リチウム電池パックはメンテナンスを怠ったエンジンのようなもので、BMSバランス調整機能のないものは単なるデータ収集装置であり、管理システムとはみなされません。アクティブバランス調整とパッシブバランス調整はどちらもバッテリーパック内の不整合を排除することを目的としていますが、その実装原理は根本的に異なります。
分かりやすくするために、この記事では、BMSがアルゴリズムを用いて開始するバランス調整をアクティブバランス調整と定義し、抵抗器を用いてエネルギーを消散させるバランス調整をパッシブバランス調整と定義します。アクティブバランス調整はエネルギーの転送を伴うのに対し、パッシブバランス調整はエネルギーの消散を伴います。

バッテリーパックの基本設計原則
- 最初のセルが完全に充電されたら充電を停止する必要があります。
- 最初のセルが消耗したら放電を終了する必要があります。
- 弱い細胞は強い細胞よりも早く老化します。
- - 最も充電の弱いセルが最終的にバッテリーパックの限界となる'使用可能な容量(最も弱いリンク)。

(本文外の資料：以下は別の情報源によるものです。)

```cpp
__global__ __launch_bounds__(256) void split_weights8h_kernel(const float* __restrict__ w, uint4* __restrict__ out, int groups,
                                                              const float* __restrict__ wscale) {
  const size_t total = (size_t)groups * 3 * 4 * 32;
  for (size_t idx = (size_t)blockIdx.x * blockDim.x + threadIdx.x; idx < total; idx += (size_t)gridDim.x * blockDim.x) {
    const int col = (int)(idx & 31), qq = (int)((idx >> 5) & 3), t = (int)((idx >> 7) % 3), g = (int)(idx / 384);
    const int tap = 4 * t + qq;
    const float ws = wscale[g * 32 + col];
    float v[8];
#pragma unroll
// ... 147 lines not shown
                       a.weights, image(im.planes3), sh.groups, sh.cout_g);
    hipLaunchKernelGGL(split_weights8h_kernel, dim3((unsigned)((sh.groups * 384 + 255) / 256)), dim3(256), 0, s, a.weights,
                       image(im.half), sh.groups, ws);
    return;
  }
  const unsigned grid = (unsigned)(((size_t)sh.groups * (sh.cin_g / 8) * 9 * sh.cout_g + 255) / 256);
  const auto build = [&](int chunk, size_t off, int planes, const float* wscale) {
    if (off == WeightImages::absent) return;
    if (chunk == KW)
      hipLaunchKernelGGL(split_weights32_kernel, dim3(grid), dim3(256), 0, s, a.weights, image(off), sh.groups, sh.cin_g, sh.cout_g, planes, wscale);
    else
      hipLaunchKernelGGL(split_weights_kernel, dim3(grid), dim3(256), 0, s, a.weights, image(off), sh.groups, sh.cin_g, sh.cout_g, planes, wscale);
  };
  build(im.chunk, im.planes3, 3, nullptr);
  build(im.chunk, im.planes2, 2, nullptr);
  build(im.chunk, im.half, 2, ws);
  build(KW, im.rw_half, 2, ws);
}
int launch_conv_bf3(const ConvArgs& a_in, const void* wimg, hipStream_t s) {
  ConvArgs a = a_in;
  const WeightImages im = images_of(a);
  const ConvClass cls = im.cls;
  if (cls == ConvClass::Unsupported) return -2;
  if (cls == ConvClass::Rw3 && !a.half) return launch_conv(a, s);
  if (a.half) {
    if (a.planes != 2 || !conv_bf3_two_planes(a) || a.ovf == nullptr) return -2;
    if (a.in_planes && !conv_bf3_can_load_planes(a)) return -2;
    a.w_scale = conv_bf3_weight_scales(a, wimg);
    a.w_unscale = a.w_scale + a.Cout;
  }
  if ((long long)a.H * a.W >= (1 << 24) || (long long)a.Ho * a.Wo >= (1 << 24) || a.Cin >= (1 << 24) || a.Cout >= (1 << 24)) return -3;
  if (a.in_planes && !a.half) return -2;
  if (a.out_planes && (a.ovf == nullptr || !conv_bf3_can_store_planes(a) || a.residual != nullptr)) return -2;
  const uint4* w = reinterpret_cast<const uint4*>(wimg);
  if (cls == ConvClass::C8) return launch_bf3_t<1, 1, NB_S2, TW_S2, CT_S2, true>(a, w, s);
  if (cls == ConvClass::Rw3) {
    const int rc = launch_conv_rw(a, w + im.half / 16, s);
    return rc == -2 ? launch_conv(a, s) : rc;
  }
  if (cls == ConvClass::Stride2Rw && a.planes == 2 && a.half && !a.out_planes && !a.in_planes) {
    const int rc = launch_conv_rw(a, w + im.rw_half / 16, s);
    if (rc != -2) return rc;
  }
  if (a.stride == 2)
    return with_math(a, im, w, [&](auto pl, auto h, const uint4* wi) {
      return launch_bf3_t<2, 2, 2, 16, 512, false, decltype(pl)::value, decltype(h)::value>(a, wi, s);
    });
  if (cls == ConvClass::Wide) {
    if (a.sc_in && ((a.sc_cin / a.groups) & 3)) return -2;
    return launch_bf3w(a, im, w, s);
  }
  if (cls == ConvClass::Plain) return launch_bf3_t<1, 1, NB_S2, TW_S2, CT_S2>(a, w, s);
  if (flat_pays(a, 32, 4 * NB_S4, 256)) {
    if (a.planes == 2 && a.half && a.sc_in && a.sc_planes && conv_shortcut_planes_layer(a, a.sc_cin / a.groups) && !a.residual &&
        a.sc_stride >= 1 && a.sc_xscale > 0.0f && (a.sc_H - 1) / a.sc_stride + 1 == a.Ho && (a.sc_W - 1) / a.sc_stride + 1 == a.Wo &&
        (long long)a.sc_H * a.sc_W * a.sc_cin < (1ll << 31))
      return launch_bf3flat_t<2, true, true>(a, w + im.half / 16, s);
    return with_math(a, im, w, [&](auto pl, auto h, const uint4* wi) {
      return launch_bf3flat_t<decltype(pl)::value, decltype(h)::value>(a, wi, s);
    });
  }
  return with_math(a, im, w, [&](auto pl, auto h, const uint4* wi) {
    return launch_bf3_t<NTN_S4, 1, NB_S4, 32, CT_S4, false, decltype(pl)::value, decltype(h)::value>(a, wi, s);
  });
}

bool conv_block32_supported(const ConvArgs& a, const ConvArgs& b) {
  const auto plain = [](const ConvArgs& c) {
    return c.ksize == 3 && c.stride == 1 && c.Cout / c.groups == 32 && c.relu && c.pad_top == 1 && c.pad_left == 1 && !c.out_planes &&
           !c.in_planes;
  };
  if (!(plain(a) && plain(b) && a.in_scale && a.in_shift && !a.residual && !a.sc_in && !b.in_scale && !b.out_scale &&
        a.Cout == b.Cin && b.Cin == b.Cout && a.groups == b.groups && a.H == b.H && a.W == b.W && a.N == b.N && a.ovf != nullptr))
    return false;
  if (a.Cin / a.groups == 8)
    return b.residual == nullptr && b.sc_in == a.in && b.sc_w != nullptr && b.sc_cin == a.Cin && b.sc_stride == 1 && b.sc_H == a.H &&
           b.sc_W == a.W;
  return a.Cin == a.Cout && b.residual == a.in && b.sc_in == nullptr;
}
int launch_conv_block32(const ConvArgs& a_in, const ConvArgs& b_in, const void* wimg_a, const void* wimg_b, hipStream_t s) {
  ConvArgs a = a_in, b = b_in;
  if (!conv_block32_supported(a, b)) return -2;
  if ((long long)a.H * a.W >= (1 << 24)) return -3;
  const WeightImages ia = images_of(a), ib = images_of(b);
  if (ia.half == WeightImages::absent || ib.half == WeightImages::absent) return -2;
  a.w_scale = conv_bf3_weight_scales(a, wimg_a);
  a.w_unscale = a.w_scale + a.Cout;
  b.w_scale = conv_bf3_weight_scales(b, wimg_b);
  b.w_unscale = b.w_scale + b.Cout;
  const uint4* wa = reinterpret_cast<const uint4*>(wimg_a) + ia.half / 16;
  const uint4* wb = reinterpret_cast<const uint4*>(wimg_b) + ib.half / 16;
  TileDiv td{};
  if (const int rc = fill_tiles(td, (a.W + W_TW - 1) / W_TW, (a.H + W_TH - 1) / W_TH, a.N, 1, TILES_PERSISTENT)) return rc;
  const bool c8 = a.Cin / a.groups == 8;
  static const bool split_roles = [] {
    const char* e = std::getenv("CPX_BLOCK32_SPLIT");
    return e == nullptr || std::atoi(e) != 0;
  }();
  if (!c8 && split_roles) return launch_conv_block32s(a, b, wa, wb, s);
  const bool c1 = c8 && a.c1_in != nullptr;
  if (c1 && !(a.groups == 2 && a.c1_w != nullptr && a.c1_b != nullptr)) return -2;
  const size_t lds = c8 ? (size_t)(B_R0 + B8_WIMG + B_WIMG) * 16 + 256 + (size_t)2 * B8_NPXP * 16 + (c1 ? (size_t)(B_C1W + 2 * B_C1C) * 4 : 0)
                        : (size_t)(B_R0 + 2 * B_WIMG) * 16 + 256;
  static bool lds_ready[64], lds_ready8[64], lds_ready1[64];
  if (c1 ? !cpx_dyn_lds_ready(reinterpret_cast<const void*>(conv_block32_kernel<true, true>), lds_ready1, 160 * 1024 - 1024)
      : c8 ? !cpx_dyn_lds_ready(reinterpret_cast<const void*>(conv_block32_kernel<true>), lds_ready8, 160 * 1024 - 1024)
// ... 12 lines not shown
```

- バッテリー パック内のシステム温度勾配により、平均温度が高い状態で動作するセルは弱くなります。
- バランス調整を行わないと、最も弱いセルと最も強いセルの間の電圧差は、充放電サイクルごとに拡大します。最終的には、あるセルは最大電圧に近づき、別のセルは最小電圧に近づき、パックの充放電能力が低下します。
時間の経過によるセルの不一致や設置時の温度条件の変化により、セルのバランス調整が不可欠です。

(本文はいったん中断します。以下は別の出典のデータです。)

@@ -288,17 +311,19 @@
             cb = cb < NCB ? cb : NCB - 1;
             return wq4 + (size_t)((cb * NCH16 + c0k + ch) * NP) * 64 + lane;
         };
-        constexpr int AD = 3, NA = AD + 1, NUNIT = CPW * CBW;
-        uint4 ab[NA][NP], bq[2][NP];
+        constexpr int AD = T == 1 ? 3 : 2, NA = AD + 1, NUNIT = CPW * CBW;
+        uint4 ab[NA][NP], bq[2][T][NP];
         auto load_a = [&](uint4* dst, int u) {
             const uint4* w = a_ptr(u % CBW, u / CBW);
 #pragma unroll
             for (int sp = 0; sp < NP; ++sp) dst[sp] = w[sp * 64];
         };
-        auto load_b = [&](uint4* dst, int ch) {
+        auto load_b = [&](uint4 (*dst)[NP], int ch) {
+#pragma unroll
+            for (int t = 0; t < T; ++t)
 #pragma unroll
             for (int sp = 0; sp < NP; ++sp)
-                dst[sp] = *reinterpret_cast<const uint4*>(xsb + (((((c0k + ch) * NP + sp) * 2 + h2) * 32 + l31) * 16));
+                dst[t][sp] = *reinterpret_cast<const uint4*>(xsb + t * Cfg::XS_FLOATS * 4 + (((((c0k + ch) * NP + sp) * 2 + h2) * 32 + l31) * 16));
         };
 #pragma unroll
         for (int u = 0; u < AD && u < NUNIT; ++u) load_a(ab[u], u);
@@ -309,14 +334,17 @@
             if (u + AD < NUNIT) load_a(ab[(u + AD) % NA], u + AD);
             if (cbi == 0 && ch + 1 < CPW) load_b(bq[(ch + 1) & 1], ch + 1);
             __builtin_amdgcn_sched_barrier(0);
-            split_mfma_step<NP>(ab[u % NA], bq[ch & 1], acc[cbi]);
+#pragma unroll
+            for (int t = 0; t < T; ++t) split_mfma_step<NP>(ab[u % NA], bq[ch & 1][t], acc[t][cbi]);
             __builtin_amdgcn_sched_barrier(0);
         }
         if constexpr (NS == 2) {
 #pragma unroll
+            for (int t = 0; t < T; ++t)
+#pragma unroll
             for (int cbi = 0; cbi < CBW; ++cbi)
 #pragma unroll
-                for (int r = 0; r < 16; ++r) acc[cbi][r] *= oscale;
+                for (int r = 0; r < 16; ++r) acc[t][cbi][r] *= oscale;
         }
     } else {
         constexpr int SPW = NST / 2;
@@ -352,7 +380,7 @@
             for (int pair = 0; pair < 16; ++pair) {
                 const float4 av = ab[u & 1][pair / 4];
                 const float as = (pair % 4 == 0) ? av.x : (pair % 4 == 1) ? av.y : (pair % 4 == 2) ? av.z : av.w;
-                acc[cbi] = __builtin_amdgcn_mfma_f32_32x32x2f32(as, bq[sl & 1][pair], acc[cbi], 0, 0, 0);
+                acc[0][cbi] = __builtin_amdgcn_mfma_f32_32x32x2f32(as, bq[sl & 1][pair], acc[0][cbi], 0, 0, 0);
             }
             __builtin_amdgcn_sched_barrier(0);
         }
@@ -363,6 +391,8 @@
 #pragma unroll
     for (int pass = 0; pass < 2; ++pass) {
         if (kj == pass) {
+#pragma unroll
+            for (int t = 0; t < T; ++t)
 #pragma unroll
             for (int cbi = 0; cbi < CBW; ++cbi) {
                 const int cb = g * CBW + cbi;
@@ -370,8 +400,8 @@
                 for (int reg = 0; reg < 16; ++reg) {
                     const int co = cb * 32 + (reg & 3) + 8 * (reg >> 2) + 4 * h2;
                     if (cb < NCB && co < COUT) {
-                        float* p = mt + co * MTS + l31;
-                        *p = pass == 0 ? acc[cbi][reg] : *p + acc[cbi][reg];
+                        float* p = mt + t * Cfg::MT_FLOATS + co * MTS + l31;
+                        *p = pass == 0 ? acc[t][cbi][reg] : *p + acc[t][cbi][reg];
                     }
                 }
             }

リチウムイオン電池は、主に充電ミスマッチと容量ミスマッチという2種類のミスマッチに直面します。充電ミスマッチは、同じ容量のセルでも充電量が徐々に変化することで発生します。容量ミスマッチは、初期容量が異なるセルを混在させて使用することで発生します。セルは、ほぼ同時期に同様の製造プロセスで製造された場合、一般的に良好なマッチングを示しますが、セルの供給元が不明であったり、製造方法に大きな違いがあったりすると、ミスマッチが発生する可能性があります。

アクティブバランシングとパッシブバランシング
1. 目的
バッテリーパックは多数の直列接続されたセルで構成されており、それらのセルは同一である可能性は低いです。バランス調整により、セル電圧の偏差が想定範囲内に抑えられ、全体的な使いやすさと制御性が維持され、損傷を防ぎ、バッテリー寿命を延ばすことができます。
2. デザインの比較
- パッシブバランシング:通常、抵抗器を用いて高電圧セルを放電し、余剰エネルギーを熱に変換します。この方法では他のセルの充電時間が長くなりますが、効率は低くなります。
- アクティブバランシング:充放電サイクル中にセル内の電荷を再分配する複雑な技術で、充電時間を短縮し、放電時間を延ばします。一般的に、放電時にはボトムバランシング戦略、充電時にはトップバランシング戦略を採用します。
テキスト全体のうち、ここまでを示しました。